= Your goal =
In the entries below, find every line with the string "store" and copy it.

(Collected data entries)
***

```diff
+    auto guard = [&]() {
+        lacc[0] += ltile[0];
+        lacc[1] += ltile[1];
+        if (__any(!(ltile[0] <= GUARD_THR) || !(ltile[1] <= GUARD_THR))) {
+            asm volatile(";;ADA_RARE_BEGIN row-sum guard: some row sum of P is above 2^14, inf or NaN");
+            if (__any(!(ltile[0] < INFINITY) || !(ltile[1] < INFINITY))) {
+                asm volatile(";;ADA_RARE_BEGIN row-sum guard, path B");
+                if (lane == 0) redo_flag = 1;
+                asm volatile(";;ADA_RARE_END");
+            } else {
+                asm volatile(";;ADA_RARE_BEGIN row-sum guard, path A");
+                const int e0 = ltile[0] > GUARD_THR ? __builtin_amdgcn_frexp_expf(ltile[0]) : 0;
+                const int e1 = ltile[1] > GUARD_THR ? __builtin_amdgcn_frexp_expf(ltile[1]) : 0;
+                lacc[0] = __builtin_ldexpf(lacc[0], -e0);
+                lacc[1] = __builtin_ldexpf(lacc[1], -e1);
+                const int d0 = __shfl(e0, lane & 15), d1 = __shfl(e1, lane & 15);
+                const int de = l31 < 16 ? d0 : d1;
+                const float delta = (float)de;
+                const op_t alpha_op = (op_t)__builtin_ldexpf(1.0f, -de);
+                m_run += delta;
+#pragma unroll
+                for (int r = 0; r < 16; ++r) negm[r] -= delta;
+#pragma unroll
+                for (int db = 0; db < 2; ++db)
+#pragma unroll
+                    for (int r = 0; r < 16; ++r) o[db][r] = __builtin_ldexpf(o[db][r], -de);
+#pragma unroll
+                for (int kb = 0; kb < 2; ++kb)
+#pragma unroll
+                    for (int s = 0; s < 2; ++s)
+#pragma unroll
+                        for (int e = 0; e < 8; ++e) pf[kb][s][e] = pf[kb][s][e] * alpha_op;
+#pragma unroll
+                for (int kb = 0; kb < 2; ++kb)
+#pragma unroll
+                    for (int r = 0; r < 16; ++r) sT[kb][r] -= delta;
+                asm volatile(";;ADA_RARE_END");
+            }
+            asm volatile(";;ADA_RARE_END");
+        }
+    };
+
+    auto iteration = [&](auto exact, auto first, auto parity, int j) {
+        constexpr bool EXACT = decltype(exact)::value || !MROW;
+        constexpr bool FIRST = decltype(first)::value;
         constexpr int P = decltype(parity)::value;
         using PB = std::integral_constant<int, P>;
         using PN = std::integral_constant<int, P ^ 1>;
@@ -431,6 +490,10 @@
                         if (kv0 + kb * 32 + crow32(r, hi) >= n_tok) sT[kb][r] = -INFINITY;
                 asm volatile(";;ADA_RARE_END");
             }
+            if constexpr (!EXACT && !FIRST) {
+                guard();
+            } else {
+            if constexpr (!EXACT) asm volatile(";;ADA_RARE_BEGIN fast loop, tile 0: the exact row maximum sets m");
             if (j == nt - 1 || j == 0) {
                 asm volatile(";;ADA_RARE_BEGIN first / last tile: maximum of key block 0 not taken under the previous tile's MFMAs");
                 mx0 = vmax2(sT[0][0], sT[0][1]);
@@ -479,13 +542,15 @@
                     for (int r = 0; r < 16; ++r) sT[kb][r] -= delta;
                 asm volatile(";;ADA_RARE_END");
             }
+            if constexpr (!EXACT) asm volatile(";;ADA_RARE_END");
+            }
             rs = RowSum();
             fence();
 #pragma unroll
             for (int g = 0; g < 8; ++g) {
                 const int kb = g >> 2, s = (g >> 1) & 1, db = g & 1;
                 o[db] = mfma32(vf[kb][s][db], pf[kb][s], o[db]);
-                if (MROW && db == 1) lacc = mfma16(sel, pf[kb][s], lacc);
+                if (MROW && EXACT && db == 1) lacc = mfma16(sel, pf[kb][s], lacc);
                 if (g < 4) { sm_unit(2 * g); sm_unit(2 * g + 1); }
                 else sm_unit(4 + g);
                 if (g < 4) { read_k(PN{}, 0, g); read_k(PN{}, 1, g); }
@@ -502,10 +567,13 @@
                     sm_unit(12 + g);
                     read_v(PB{}, g >> 1, g & 1, 0);
                     read_v(PB{}, g >> 1, g & 1, 1);
-                } else {
+                } else if constexpr (EXACT) {
                     const int r = (g - 4) * 4;
                     mx0 = g == 4 ? vmax2(sT[0][0], sT[0][1]) : vmax3(mx0, sT[0][r], sT[0][r + 1]);
                     mx0 = vmax3(mx0, sT[0][r + 2], sT[0][r + 3]);
+                } else {
+                    const int f = g - 4;
+                    ltile = mfma16(sel, pn[f >> 1][f & 1], f == 0 ? f32x4{0.0f, 0.0f, 0.0f, 0.0f} : ltile);
                 }
                 fence();
             }
@@ -522,16 +590,41 @@
         fence();
     };
 
-    for (int j = 0; j < nt; j += 2) {
-        iteration(I0{}, j);
-        if (j + 1 < nt) iteration(I1{}, j + 1);
-    }
-    if (wave_active) {
-#pragma unroll
-        for (int g = 0; g < 8; ++g) {
-            const int kb = g >> 2, s = (g >> 1) & 1, db = g & 1;
-            o[db] = mfma32(vf[kb][s][db], pf[kb][s], o[db]);
-            if (MROW && db == 1) lacc = mfma16(sel, pf[kb][s], lacc);
+    auto run = [&](auto exact) {
+        constexpr bool EXACT = decltype(exact)::value || !MROW;
+        prologue();
+        if constexpr (EXACT) {
+            for (int j = 0; j < nt; j += 2) {
+                iteration(exact, Fast{}, I0{}, j);
+                if (j + 1 < nt) iteration(exact, Fast{}, I1{}, j + 1);
+            }
+        } else {
+            iteration(exact, Exact{}, I0{}, 0);
+            for (int j = 1; j < nt; j += 2) {
+                iteration(exact, Fast{}, I1{}, j);
+                if (j + 1 < nt) iteration(exact, Fast{}, I0{}, j + 1);
+            }
+        }
+        if (wave_active) {
+            if constexpr (!EXACT) guard();
+#pragma unroll
+            for (int g = 0; g < 8; ++g) {
+                const int kb = g >> 2, s = (g >> 1) & 1, db = g & 1;
+                o[db] = mfma32(vf[kb][s][db], pf[kb][s], o[db]);
+                if (MROW && EXACT && db == 1) lacc = mfma16(sel, pf[kb][s], lacc);
+            }
+        }
+    };
+    if constexpr (EXACT_ONLY || !MROW) {
+        run(Exact{});
+    } else {
+        if (tid == 0) redo_flag = 0;
+        run(Fast{});
+        __syncthreads();
+        if (__builtin_amdgcn_readfirstlane(redo_flag)) {
+            asm volatile(";;ADA_RARE_BEGIN some wave's P overflowed: the whole query block again, on the exact loop");
+            run(Exact{});
+            asm volatile(";;ADA_RARE_END");
         }
     }
     float inv;
@@ -600,10 +693,19 @@
     }
 }
 
+__global__ __launch_bounds__(256, ADA_ATTN_OCC) void attention_kernel_mix(const op_t* __restrict__ qkv, op_t* __restrict__ out, long ld_out,
+                                                               int split_seg, int split_f8, int n_tok, int heads, int nqb, int n_bh) {
+    attention_mix_body<false>(qkv, out, ld_out, split_seg, split_f8, n_tok, heads, nqb, n_bh);
+}
+__global__ __launch_bounds__(256, ADA_ATTN_OCC) void attention_kernel_mix_exact(const op_t* __restrict__ qkv, op_t* __restrict__ out, long ld_out,
+                                                                     int split_seg, int split_f8, int n_tok, int heads, int nqb, int n_bh) {
+    attention_mix_body<true>(qkv, out, ld_out, split_seg, split_f8, n_tok, heads, nqb, n_bh);
+}
+
 }
 
 static std::atomic<int> g_attn_variant{5};
-extern "C" void ada_debug_set_attention_variant(int v) { g_attn_variant.store(v == 3 ? 3 : 5, std::memory_order_relaxed); }
+extern "C" void ada_debug_set_attention_variant(int v) { g_attn_variant.store(v == 3 || v == 6 ? v : 5, std::memory_order_relaxed); }
 
 extern "C" int ada_attention_ex(const void* qkv, void* out, int32_t batch, int32_t n_tokens, int32_t heads, int64_t ld_out, int32_t split_seg, void* stream) {
     static std::once_flag env_once;
@@ -624,9 +726,13 @@
     const long nblk = (long)nqb * batch * heads;
     ADA_REQUIRE(nblk < (1L << 31), ADA_EUNSUPPORTED, "ada_attention_fwd: grid too large");
     ADA_REQUIRE((long)n_tokens * 3 * heads * HD * 2 < (1L << 31), ADA_EUNSUPPORTED, "ada_attention_fwd: one image's qkv rows exceed the 2 GiB buffer window");
-    if (g_attn_variant.load(std::memory_order_relaxed) == 3 && seg == 0)
+    const int variant = g_attn_variant.load(std::memory_order_relaxed);
+    if (variant == 3 && seg == 0)
         hipLaunchKernelGGL(attention_kernel_v3, dim3((unsigned)nblk), dim3(256), 0, (hipStream_t)stream, (const op_t*)qkv, (op_t*)out, (long)ld_out,
                            n_tokens, heads, nqb, batch * heads);
+    else if (variant == 6)
+        hipLaunchKernelGGL(attention_kernel_mix_exact, dim3((unsigned)nblk), dim3(256), 0, (hipStream_t)stream, (const op_t*)qkv, (op_t*)out, (long)ld_out,
+                           seg, split_seg < 0 ? 1 : 0, n_tokens, heads, nqb, batch * heads);
     else
         hipLaunchKernelGGL(attention_kernel_mix, dim3((unsigned)nblk), dim3(256), 0, (hipStream_t)stream, (const op_t*)qkv, (op_t*)out, (long)ld_out,
                            seg, split_seg < 0 ? 1 : 0, n_tokens, heads, nqb, batch * heads);
```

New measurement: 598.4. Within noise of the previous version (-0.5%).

***

= Task output =
-extern "C" void ada_debug_set_attention_variant(int v) { g_attn_variant.store(v == 3 ? 3 : 5, std::memory_order_relaxed); }
+extern "C" void ada_debug_set_attention_variant(int v) { g_attn_variant.store(v == 3 || v == 6 ? v : 5, std::memory_order_relaxed); }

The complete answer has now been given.